The magnetic environment of Earth is strongly influenced by the Sun and its activity, and it is nowadays recognized to be a highly interlinked system whose variability is known as space weather. The ability to forecast its evolution relies on our understanding of the physical processes that take place on the Sun, such as flares and coronal mass ejections (CMEs). In recent years, magnetic helicity has become an attractive, seemingly viable, and promising candidate for the general description and interpretation of many solar events relevant to space weather. In particular, the conservation properties of helicity under typical solar conditions justifies its use as a tracer during different phases of the life of twisted, tangled magnetic structures, from their formation below the photosphere, to their stability properties in the coronal atmosphere, to their propagation in interplanetary space as ICME. Such a powerful description requires a deep understanding of the properties of magnetic helicity, and accurate methods for its estimation. In spite of the first applications to solar observations already appearing in the literature, no systematic effort has been placed so far in order to assess the reliability of methods for the estimations of magnetic helicity.

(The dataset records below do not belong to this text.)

             const double* crec = sCam + kq * GRAM_CAMREC;
-            if (FUSE) {
-                const double wgt = (valid && lq < K) ? 1.0 : 0.0;
-                double pv[12];
-                {
-                    ObsPoint Lp; lin_obs_point(f, crec, crec + 6, X, ob.x, ob.y, loss, la, Lp);
-                    double j0[2], j1[2], j2[2], jf[2];
-#pragma unroll
-                    for (int a = 0; a < 2; a++) { j0[a] = Lp.Jp[a][0] * spt[0] * wgt; j1[a] = Lp.Jp[a][1] * spt[1] * wgt; j2[a] = Lp.Jp[a][2] * spt[2] * wgt; jf[a] = Lp.Jf[a] * sf * wgt; }
-                    pv[0] = j0[0] * j0[0] + j0[1] * j0[1]; pv[1] = j0[0] * j1[0] + j0[1] * j1[1]; pv[2] = j0[0] * j2[0] + j0[1] * j2[1];
-                    pv[3] = j1[0] * j1[0] + j1[1] * j1[1]; pv[4] = j1[0] * j2[0] + j1[1] * j2[1]; pv[5] = j2[0] * j2[0] + j2[1] * j2[1];
-                    pv[6] = j0[0] * Lp.r[0] + j0[1] * Lp.r[1]; pv[7] = j1[0] * Lp.r[0] + j1[1] * Lp.r[1]; pv[8] = j2[0] * Lp.r[0] + j2[1] * Lp.r[1];
-                    pv[9] = jf[0] * j0[0] + jf[1] * j0[1]; pv[10] = jf[0] * j1[0] + jf[1] * j1[1]; pv[11] = jf[0] * j2[0] + jf[1] * j2[1];
-                    pacc[0] += wgt * Lp.half_rho; pacc[1] += jf[0] * jf[0] + jf[1] * jf[1]; pacc[2] += jf[0] * Lp.r[0] + jf[1] * Lp.r[1];
-                }
-#pragma unroll
-                for (int i = 0; i < 12; i++) { double t = pv[i]; t += __shfl_xor(t, 8, 64); t += __shfl_xor(t, 16, 64); t += __shfl_xor(t, 32, 64); pv[i] = t; }
-                double Vd[6] = {pv[0], pv[1], pv[2], pv[3], pv[4], pv[5]};
-                if (spt[0] > 0.0) {
-                    if (valid && lq == 0) pgmax = fmax(pgmax, fmax(fabs(pv[6] / spt[0]), fmax(fabs(pv[7] / spt[1]), fabs(pv[8] / spt[2]))));
-                    Vd[0] += fmin(fmax(Vd[0], fz.min_diag), fz.max_diag) / fz_radius;
-                    Vd[3] += fmin(fmax(Vd[3], fz.min_diag), fz.max_diag) / fz_radius;
-                    Vd[5] += fmin(fmax(Vd[5], fz.min_diag), fz.max_diag) / fz_radius;
-                } else { Vd[0] = Vd[3] = Vd[5] = 1.0; }
-                double Vi[6]; sym3_inverse(Vd, Vi);
-                const double u0 = pv[9] * Vi[0] + pv[10] * Vi[1] + pv[11] * Vi[2];
-                const double u1 = pv[9] * Vi[1] + pv[10] * Vi[3] + pv[11] * Vi[4];
-                const double u2 = pv[9] * Vi[2] + pv[10] * Vi[4] + pv[11] * Vi[5];
-                V[0] = Vi[0] * spt[0] * spt[0]; V[1] = Vi[1] * spt[0] * spt[1]; V[2] = Vi[2] * spt[0] * spt[2];
-                V[3] = Vi[3] * spt[1] * spt[1]; V[4] = Vi[4] * spt[1] * spt[2]; V[5] = Vi[5] * spt[2] * spt[2];
-                V[6] = spt[0] * (Vi[0] * pv[6] + Vi[1] * pv[7] + Vi[2] * pv[8]); V[7] = spt[1] * (Vi[1] * pv[6] + Vi[3] * pv[7] + Vi[4] * pv[8]);
-                V[8] = spt[2] * (Vi[2] * pv[6] + Vi[4] * pv[7] + Vi[5] * pv[8]);
-                V[9] = spt[0] * u0; V[10] = spt[1] * u1; V[11] = spt[2] * u2;
-                if (valid && lq == 0) {
-                    pacc[3] += u0 * pv[9] + u1 * pv[10] + u2 * pv[11];
-                    pacc[4] += u0 * pv[6] + u1 * pv[7] + u2 * pv[8];
-                    double* ps = fz.PS_out + 12 * (size_t)(p0 + s0 + lp);
-#pragma unroll
-                    for (int k = 0; k < 12; k++) ps[k] = V[k];
-#pragma unroll
-                    for (int k = 0; k < 3; k++) fz.gp_out[3 * (size_t)(p0 + s0 + lp) + k] = pv[6 + k];
-                }
-            }
             ObsLin Lk; lin_obs<DC == 6>(f, crec, crec + 6, X, ob.x, ob.y, loss, la, Lk);
             double L00 = 0, L10 = 0, L20 = 0, L11 = 0, L21 = 0, L22 = 0;
             if (valid && V[0] > 0.0) {
@@ -902,14 +922,6 @@
             } else if (PB) PB[idx] = v;
             else zadd(dz, &(S_val + (size_t)sDiag[a] * BB)[e], v);
         }
-    }
-    if (FUSE) {
-        const double t = wave_transpose_sum(pacc);
-        pgmax = wave_max(pgmax);
-        const int slot = wave_tr_index();
-        double* sl = fz.scal + (size_t)(task & (SC_NSLOT - 1)) * SC_TOTAL;
-        if (slot < 5) unsafeAtomicAdd(&sl[slot], t);
-        if (lane == 0 && pgmax > 0.0) atomic_max_nonneg(&sl[SC_GMAX], pgmax);
     }
     if (dbg && lane == 0) { long long* d = dbg + 4 * (size_t)task; d[0] = t_0; d[1] = t_1; d[2] = t_2; d[3] = wall_clock64(); }
 }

The goal of the proposed working group is to redefine the state of the art of existing methods for the estimation of magnetic helicity, based both on photospheric injection, inferred photospheric magnetic connectivity, and volume computations. The comparison between different methods will firstly exploit few numerical test cases that are used in the literature for modeling solar events. This first part of the project is aimed at assessing the accuracy of different methods in a controlled environment. Secondly, we will apply the methods to actual observations, using models of the coronal atmosphere and active regions where necessary (eg., obtained using nonlinear force-free extrapolation). Such a comparison of methods for the estimations of magnetic helicity has never been thoroughly performed yet. By supporting this project, ISSI would therefore provide an unique opportunity for the proposed group of international scientists, who are experts in helicity estimations, to test the practical significance of this physical quantity for space weather predictions.

To this aim, we propose to set up an international team consisting of eight (8) experts representative of the state-of-the-art techniques of magnetic helicity estimations in the solar atmosphere. In a series of three meetings, we plan to compare different methods within a coherent framework using model and observational test cases, and to provide the solar community with thorough and accurate reference works on helicity estimations in solar observations.